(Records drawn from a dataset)
BEGIN

__global__ void __launch_bounds__(NT, 4) parse_kernel_v5(const Params5 P) {
    extern __shared__ __align__(128) uint8_t smem_raw[];
    WarpSmem5 *W = reinterpret_cast<WarpSmem5 *>(smem_raw);
    uint32_t lane = threadIdx.x & 31u;
    const uint32_t w = threadIdx.x >> 5;
    asm volatile("" : "+r"(lane));
    const uint32_t lt_mask = (1u << lane) - 1u;

    if (lane == 0) {
        for (int s = 0; s < STAGES5; s++) mbar_init(&W[w].bar[s], 1);
        asm volatile("fence.mbarrier_init.release.cluster;" ::: "memory");
    }
    uint32_t tk = 0;
    if (lane == 0) tk = atomicAdd(&P.tab.counters[KX_C_TICKET], 1u);
    uint32_t r = __shfl_sync(0xffffffffu, tk, 0);
    if (r >= P.num_ranges) return;

    uint32_t a_stage0 = smem_u32(smem_raw) + w * (uint32_t)sizeof(WarpSmem5);
    asm volatile("" : "+r"(a_stage0));
    const uint32_t a_bar0 = a_stage0 + (uint32_t)offsetof(WarpSmem5, bar);

    uint32_t k7f = 0x7f7f7f7fu, k0a = 0x0a0a0a0au, k80 = 0x80808080u;
    asm volatile("" : "+r"(k7f), "+r"(k0a), "+r"(k80));

    const unsigned long long pol = l2_evict_first_policy();
    auto issue = [&](uint32_t g, uint32_t s) {
        if (g < P.tma_limit) {
            mbar_expect_tx_a(a_bar0 + 8u * s, STG_BYTES);
            tma_load_a(a_stage0 + s * (uint32_t)STG_BYTES, P.text + (unsigned long long)g * CW, STG_BYTES, a_bar0 + 8u * s, pol);
        }
    };
    const uint32_t rch = P.rch;
    bool staged = false;

    uint32_t phase_bits = 0, s = 0;
    uint32_t nfresh = 0;
    for (;;) {
        uint32_t tk2 = 0, r_next = 0xffffffffu;
        bool have_next = false;
        if (lane == 0) tk2 = atomicAdd(&P.tab.counters[KX_C_TICKET], 1u);
        uint32_t rc_x = 0, rc_g = 0;
        if (r == 0u) {
            rc_x = LS_PUB | (((P.carry_in & CV_HAS_TOP) && (P.carry_in & CV_VOK)) ? (LS_TOP | LS_VOK) : 0u);
            rc_g = 0xffffffffu;
        }
        uint32_t lead = r == 0u ? 0u : rch;
        const bool table_dead = *reinterpret_cast<volatile uint32_t *>(&P.tab.counters[KX_C_OVERFLOW]) != 0u;
        const uint32_t gb = r * rch;
        const uint32_t cnt = P.num_chunks - gb < rch ? P.num_chunks - gb : rch;
        if (!staged && lane == 0) {
            for (uint32_t j = 0; j < (uint32_t)STAGES5 && j < cnt; j++) issue(gb + j, (s + j) % (uint32_t)STAGES5);
        }
        staged = false;
        for (uint32_t i = 0; i < cnt; i++) {
            if (!have_next && rch > (uint32_t)STAGES5 && i + (uint32_t)STAGES5 >= rch) {
                r_next = __shfl_sync(0xffffffffu, tk2, 0);
                have_next = true;
            }
            const uint32_t g = gb + i;
            const uint32_t st = a_stage0 + s * (uint32_t)STG_BYTES;
            const unsigned long long cbase = P.base + (unsigned long long)g * CW;
            uint32_t n_rel = CW + 1;
            if (g < P.tma_limit) {
                const uint32_t bar = a_bar0 + 8u * s, par = (phase_bits >> s) & 1u;
                while (!mbar_try_a(bar, par)) {
                }
                phase_bits ^= 1u << s;
            } else {
                n_rel = stage_chunk_manual(P.text, P.n, g, lane, W[w].stage[s]);
            }

            uint32_t nl[2], th[2], rawnl;
            nl_masks(st, lane, n_rel, k7f, k0a, k80, nl, rawnl);
            tops_of2(st + lane * 32u + 1u, nl[0], nl[1], th[0], th[1]);

            uint32_t linfo0 = P_NONE, linfo1 = P_NONE;
            bool any_alive = (g == 0u) || (rc_x & LS_VOK) != 0u;
            {
                uint32_t t0 = th[0], t1 = th[1];
                while (t0 | t1) {
                    const bool second = t0 == 0u;
                    const uint32_t tmv = second ? t1 : t0;
                    const uint32_t bit = tmv & (0u - tmv);
                    if (second) t1 = tmv ^ bit; else t0 = tmv ^ bit;
                    const uint32_t p = (second ? (uint32_t)HALF : 0u) + lane * 32u + 1u + (31u - (uint32_t)__clz((int)bit));
                    uint32_t val;
                    const bool ok = hex4_swar(lds32_unaligned(st + p), val);
                    const unsigned long long line_g = cbase + p;
                    bool alive = ok;
                    if (ok) {
                        const unsigned long long vf = P.tab.vendor_first[val];
                        if (line_g < vf) atomicMin(&P.tab.vendor_first[val], line_g);
                        alive = line_g <= vf;
                    }
                    any_alive |= alive;
                    const uint32_t info = (alive ? 0x80000000u : 0u) | ((ok ? val : 0u) << 15) | p;
                    if (second) linfo1 = info; else linfo0 = info;
                }
            }
            const uint32_t bal0 = __ballot_sync(0xffffffffu, th[0] != 0u);
// ... 91 lines not shown
            if ((bal0 | bal1) == 0u && n_rel > (uint32_t)CW && __reduce_or_sync(0xffffffffu, rawnl) == 0u && lane == 0)
                atomicOr(&P.tab.counters[KX_C_LONGLINE_HINT], 1u);

            __syncwarp();
            {
                const uint32_t fi = i + (uint32_t)STAGES5;
                uint32_t fg = 0xffffffffu;
                if (fi < rch) {
                    fg = g + (uint32_t)STAGES5;
                } else if (rch > (uint32_t)STAGES5 && cnt == rch && r_next < P.num_ranges) {
                    fg = r_next * rch + (fi - rch);
                    staged = true;
                }
                if (lane == 0) issue(fg, s);
            }
            s = s == (uint32_t)STAGES5 - 1u ? 0u : s + 1u;
        }
        if (lane == 0) {
            unsigned long long v = ST_NONE;
            if (rc_x != 0u) {
                if (rc_g == 0xffffffffu)
                    v = ST_PREFIX | P.carry_in;
                else
                    v = ST_PREFIX | CV_HAS_TOP | ((rc_x & LS_VOK) ? CV_VOK : 0ull) | ((unsigned long long)((rc_x >> 12) & 0xffffu) << 44) |
                        ((P.base + (unsigned long long)rc_g * CW + (rc_x & 0xfffu)) & CV_ANCHOR_MASK);
            }
            P.range_state[r] = v;
            P.lead[r] = lead < cnt ? lead : cnt;
        }
        if (!have_next) r_next = __shfl_sync(0xffffffffu, tk2, 0);
        r = r_next;
        if (r >= P.num_ranges) break;
    }
}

END

**TRY IT:** Beginning with the line that holds "else if (rch", please return every line through the end of the data, exactly as written.

**YOUR SOLUTION:**
                } else if (rch > (uint32_t)STAGES5 && cnt == rch && r_next < P.num_ranges) {
                    fg = r_next * rch + (fi - rch);
                    staged = true;
                }
                if (lane == 0) issue(fg, s);
            }
            s = s == (uint32_t)STAGES5 - 1u ? 0u : s + 1u;
        }
        if (lane == 0) {
            unsigned long long v = ST_NONE;
            if (rc_x != 0u) {
                if (rc_g == 0xffffffffu)
                    v = ST_PREFIX | P.carry_in;
                else
                    v = ST_PREFIX | CV_HAS_TOP | ((rc_x & LS_VOK) ? CV_VOK : 0ull) | ((unsigned long long)((rc_x >> 12) & 0xffffu) << 44) |
                        ((P.base + (unsigned long long)rc_g * CW + (rc_x & 0xfffu)) & CV_ANCHOR_MASK);
            }
            P.range_state[r] = v;
            P.lead[r] = lead < cnt ? lead : cnt;
        }
        if (!have_next) r_next = __shfl_sync(0xffffffffu, tk2, 0);
        r = r_next;
        if (r >= P.num_ranges) break;
    }
}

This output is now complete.